== Material provided ==
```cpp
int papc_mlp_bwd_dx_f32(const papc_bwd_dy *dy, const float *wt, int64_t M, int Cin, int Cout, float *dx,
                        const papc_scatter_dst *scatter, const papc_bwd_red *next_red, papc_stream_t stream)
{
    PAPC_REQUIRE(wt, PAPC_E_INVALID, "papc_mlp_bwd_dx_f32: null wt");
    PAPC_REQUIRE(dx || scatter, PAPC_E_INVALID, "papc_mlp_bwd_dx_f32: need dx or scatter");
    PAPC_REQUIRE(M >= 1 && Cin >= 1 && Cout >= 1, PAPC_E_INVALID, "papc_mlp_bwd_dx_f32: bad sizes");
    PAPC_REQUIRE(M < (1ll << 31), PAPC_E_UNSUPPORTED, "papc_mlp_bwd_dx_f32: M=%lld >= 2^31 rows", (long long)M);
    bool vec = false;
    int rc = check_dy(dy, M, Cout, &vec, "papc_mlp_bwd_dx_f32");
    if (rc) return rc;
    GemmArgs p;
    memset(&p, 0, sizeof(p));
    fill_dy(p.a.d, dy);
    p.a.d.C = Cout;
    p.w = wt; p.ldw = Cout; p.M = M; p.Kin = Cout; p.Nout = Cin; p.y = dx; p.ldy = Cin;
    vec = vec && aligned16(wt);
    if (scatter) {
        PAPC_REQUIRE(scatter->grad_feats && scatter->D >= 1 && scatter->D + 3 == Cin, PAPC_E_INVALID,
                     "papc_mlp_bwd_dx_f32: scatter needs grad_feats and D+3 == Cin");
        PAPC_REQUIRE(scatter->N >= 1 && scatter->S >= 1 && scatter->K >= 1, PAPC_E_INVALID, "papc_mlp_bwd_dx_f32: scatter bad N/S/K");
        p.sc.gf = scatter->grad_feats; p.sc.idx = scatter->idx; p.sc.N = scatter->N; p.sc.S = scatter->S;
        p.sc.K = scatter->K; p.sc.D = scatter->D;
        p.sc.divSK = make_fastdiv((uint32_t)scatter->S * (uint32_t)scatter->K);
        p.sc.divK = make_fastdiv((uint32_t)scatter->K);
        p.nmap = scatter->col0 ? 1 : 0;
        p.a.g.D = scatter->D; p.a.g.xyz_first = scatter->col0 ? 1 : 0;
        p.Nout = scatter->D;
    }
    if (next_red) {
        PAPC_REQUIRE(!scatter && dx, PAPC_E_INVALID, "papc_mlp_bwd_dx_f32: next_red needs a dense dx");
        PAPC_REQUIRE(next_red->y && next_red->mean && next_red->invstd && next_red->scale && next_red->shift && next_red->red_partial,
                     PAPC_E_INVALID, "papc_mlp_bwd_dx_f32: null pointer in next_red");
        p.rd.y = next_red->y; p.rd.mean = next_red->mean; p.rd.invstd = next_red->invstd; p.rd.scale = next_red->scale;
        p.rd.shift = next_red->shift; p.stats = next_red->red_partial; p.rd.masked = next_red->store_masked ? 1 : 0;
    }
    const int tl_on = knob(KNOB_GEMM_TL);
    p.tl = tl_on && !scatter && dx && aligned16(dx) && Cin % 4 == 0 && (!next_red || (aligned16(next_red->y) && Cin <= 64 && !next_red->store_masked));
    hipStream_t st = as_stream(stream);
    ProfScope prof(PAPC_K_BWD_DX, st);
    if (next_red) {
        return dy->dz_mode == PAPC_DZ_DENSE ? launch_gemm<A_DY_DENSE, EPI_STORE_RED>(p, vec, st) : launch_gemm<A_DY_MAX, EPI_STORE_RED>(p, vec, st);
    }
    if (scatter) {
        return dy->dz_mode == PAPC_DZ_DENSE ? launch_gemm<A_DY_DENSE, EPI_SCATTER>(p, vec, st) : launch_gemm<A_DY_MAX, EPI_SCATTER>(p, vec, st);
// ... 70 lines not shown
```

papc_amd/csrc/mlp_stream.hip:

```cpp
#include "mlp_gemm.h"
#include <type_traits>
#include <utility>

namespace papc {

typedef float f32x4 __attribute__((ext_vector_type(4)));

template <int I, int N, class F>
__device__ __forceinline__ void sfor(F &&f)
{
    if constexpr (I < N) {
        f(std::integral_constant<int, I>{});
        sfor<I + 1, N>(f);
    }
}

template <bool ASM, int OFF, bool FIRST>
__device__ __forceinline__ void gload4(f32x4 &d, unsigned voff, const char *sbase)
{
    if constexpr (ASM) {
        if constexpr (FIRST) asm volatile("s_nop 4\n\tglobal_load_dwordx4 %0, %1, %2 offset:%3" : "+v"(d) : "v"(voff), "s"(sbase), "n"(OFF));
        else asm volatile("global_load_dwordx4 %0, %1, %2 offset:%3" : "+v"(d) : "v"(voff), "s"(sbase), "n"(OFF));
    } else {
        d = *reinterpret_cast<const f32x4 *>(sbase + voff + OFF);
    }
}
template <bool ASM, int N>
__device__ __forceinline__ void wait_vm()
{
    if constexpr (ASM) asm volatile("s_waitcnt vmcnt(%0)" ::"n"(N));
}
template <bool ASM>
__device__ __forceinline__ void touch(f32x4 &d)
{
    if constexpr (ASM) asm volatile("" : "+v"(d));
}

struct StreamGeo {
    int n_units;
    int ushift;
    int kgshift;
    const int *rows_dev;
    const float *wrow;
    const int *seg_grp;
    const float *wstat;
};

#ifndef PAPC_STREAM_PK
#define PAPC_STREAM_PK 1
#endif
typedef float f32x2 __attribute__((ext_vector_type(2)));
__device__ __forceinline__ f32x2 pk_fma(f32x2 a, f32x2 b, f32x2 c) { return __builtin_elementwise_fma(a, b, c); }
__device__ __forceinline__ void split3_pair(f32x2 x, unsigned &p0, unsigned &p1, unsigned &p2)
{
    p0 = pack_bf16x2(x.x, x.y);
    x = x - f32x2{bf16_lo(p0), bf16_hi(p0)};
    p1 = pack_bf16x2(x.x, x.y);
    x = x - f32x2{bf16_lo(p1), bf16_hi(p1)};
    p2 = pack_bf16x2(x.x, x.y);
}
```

== What to do ==
The response should consist of all the entries, copied without any alteration.

== Result of this task ==
```cpp
int papc_mlp_bwd_dx_f32(const papc_bwd_dy *dy, const float *wt, int64_t M, int Cin, int Cout, float *dx,
                        const papc_scatter_dst *scatter, const papc_bwd_red *next_red, papc_stream_t stream)
{
    PAPC_REQUIRE(wt, PAPC_E_INVALID, "papc_mlp_bwd_dx_f32: null wt");
    PAPC_REQUIRE(dx || scatter, PAPC_E_INVALID, "papc_mlp_bwd_dx_f32: need dx or scatter");
    PAPC_REQUIRE(M >= 1 && Cin >= 1 && Cout >= 1, PAPC_E_INVALID, "papc_mlp_bwd_dx_f32: bad sizes");
    PAPC_REQUIRE(M < (1ll << 31), PAPC_E_UNSUPPORTED, "papc_mlp_bwd_dx_f32: M=%lld >= 2^31 rows", (long long)M);
    bool vec = false;
    int rc = check_dy(dy, M, Cout, &vec, "papc_mlp_bwd_dx_f32");
    if (rc) return rc;
    GemmArgs p;
    memset(&p, 0, sizeof(p));
    fill_dy(p.a.d, dy);
    p.a.d.C = Cout;
    p.w = wt; p.ldw = Cout; p.M = M; p.Kin = Cout; p.Nout = Cin; p.y = dx; p.ldy = Cin;
    vec = vec && aligned16(wt);
    if (scatter) {
        PAPC_REQUIRE(scatter->grad_feats && scatter->D >= 1 && scatter->D + 3 == Cin, PAPC_E_INVALID,
                     "papc_mlp_bwd_dx_f32: scatter needs grad_feats and D+3 == Cin");
        PAPC_REQUIRE(scatter->N >= 1 && scatter->S >= 1 && scatter->K >= 1, PAPC_E_INVALID, "papc_mlp_bwd_dx_f32: scatter bad N/S/K");
        p.sc.gf = scatter->grad_feats; p.sc.idx = scatter->idx; p.sc.N = scatter->N; p.sc.S = scatter->S;
        p.sc.K = scatter->K; p.sc.D = scatter->D;
        p.sc.divSK = make_fastdiv((uint32_t)scatter->S * (uint32_t)scatter->K);
        p.sc.divK = make_fastdiv((uint32_t)scatter->K);
        p.nmap = scatter->col0 ? 1 : 0;
        p.a.g.D = scatter->D; p.a.g.xyz_first = scatter->col0 ? 1 : 0;
        p.Nout = scatter->D;
    }
    if (next_red) {
        PAPC_REQUIRE(!scatter && dx, PAPC_E_INVALID, "papc_mlp_bwd_dx_f32: next_red needs a dense dx");
        PAPC_REQUIRE(next_red->y && next_red->mean && next_red->invstd && next_red->scale && next_red->shift && next_red->red_partial,
                     PAPC_E_INVALID, "papc_mlp_bwd_dx_f32: null pointer in next_red");
        p.rd.y = next_red->y; p.rd.mean = next_red->mean; p.rd.invstd = next_red->invstd; p.rd.scale = next_red->scale;
        p.rd.shift = next_red->shift; p.stats = next_red->red_partial; p.rd.masked = next_red->store_masked ? 1 : 0;
    }
    const int tl_on = knob(KNOB_GEMM_TL);
    p.tl = tl_on && !scatter && dx && aligned16(dx) && Cin % 4 == 0 && (!next_red || (aligned16(next_red->y) && Cin <= 64 && !next_red->store_masked));
    hipStream_t st = as_stream(stream);
    ProfScope prof(PAPC_K_BWD_DX, st);
    if (next_red) {
        return dy->dz_mode == PAPC_DZ_DENSE ? launch_gemm<A_DY_DENSE, EPI_STORE_RED>(p, vec, st) : launch_gemm<A_DY_MAX, EPI_STORE_RED>(p, vec, st);
    }
    if (scatter) {
        return dy->dz_mode == PAPC_DZ_DENSE ? launch_gemm<A_DY_DENSE, EPI_SCATTER>(p, vec, st) : launch_gemm<A_DY_MAX, EPI_SCATTER>(p, vec, st);
// ... 70 lines not shown
```

papc_amd/csrc/mlp_stream.hip:

```cpp
#include "mlp_gemm.h"
#include <type_traits>
#include <utility>

namespace papc {

typedef float f32x4 __attribute__((ext_vector_type(4)));

template <int I, int N, class F>
__device__ __forceinline__ void sfor(F &&f)
{
    if constexpr (I < N) {
        f(std::integral_constant<int, I>{});
        sfor<I + 1, N>(f);
    }
}

template <bool ASM, int OFF, bool FIRST>
__device__ __forceinline__ void gload4(f32x4 &d, unsigned voff, const char *sbase)
{
    if constexpr (ASM) {
        if constexpr (FIRST) asm volatile("s_nop 4\n\tglobal_load_dwordx4 %0, %1, %2 offset:%3" : "+v"(d) : "v"(voff), "s"(sbase), "n"(OFF));
        else asm volatile("global_load_dwordx4 %0, %1, %2 offset:%3" : "+v"(d) : "v"(voff), "s"(sbase), "n"(OFF));
    } else {
        d = *reinterpret_cast<const f32x4 *>(sbase + voff + OFF);
    }
}
template <bool ASM, int N>
__device__ __forceinline__ void wait_vm()
{
    if constexpr (ASM) asm volatile("s_waitcnt vmcnt(%0)" ::"n"(N));
}
template <bool ASM>
__device__ __forceinline__ void touch(f32x4 &d)
{
    if constexpr (ASM) asm volatile("" : "+v"(d));
}

struct StreamGeo {
    int n_units;
    int ushift;
    int kgshift;
    const int *rows_dev;
    const float *wrow;
    const int *seg_grp;
    const float *wstat;
};

#ifndef PAPC_STREAM_PK
#define PAPC_STREAM_PK 1
#endif
typedef float f32x2 __attribute__((ext_vector_type(2)));
__device__ __forceinline__ f32x2 pk_fma(f32x2 a, f32x2 b, f32x2 c) { return __builtin_elementwise_fma(a, b, c); }
__device__ __forceinline__ void split3_pair(f32x2 x, unsigned &p0, unsigned &p1, unsigned &p2)
{
    p0 = pack_bf16x2(x.x, x.y);
    x = x - f32x2{bf16_lo(p0), bf16_hi(p0)};
    p1 = pack_bf16x2(x.x, x.y);
    x = x - f32x2{bf16_lo(p1), bf16_hi(p1)};
    p2 = pack_bf16x2(x.x, x.y);
}
```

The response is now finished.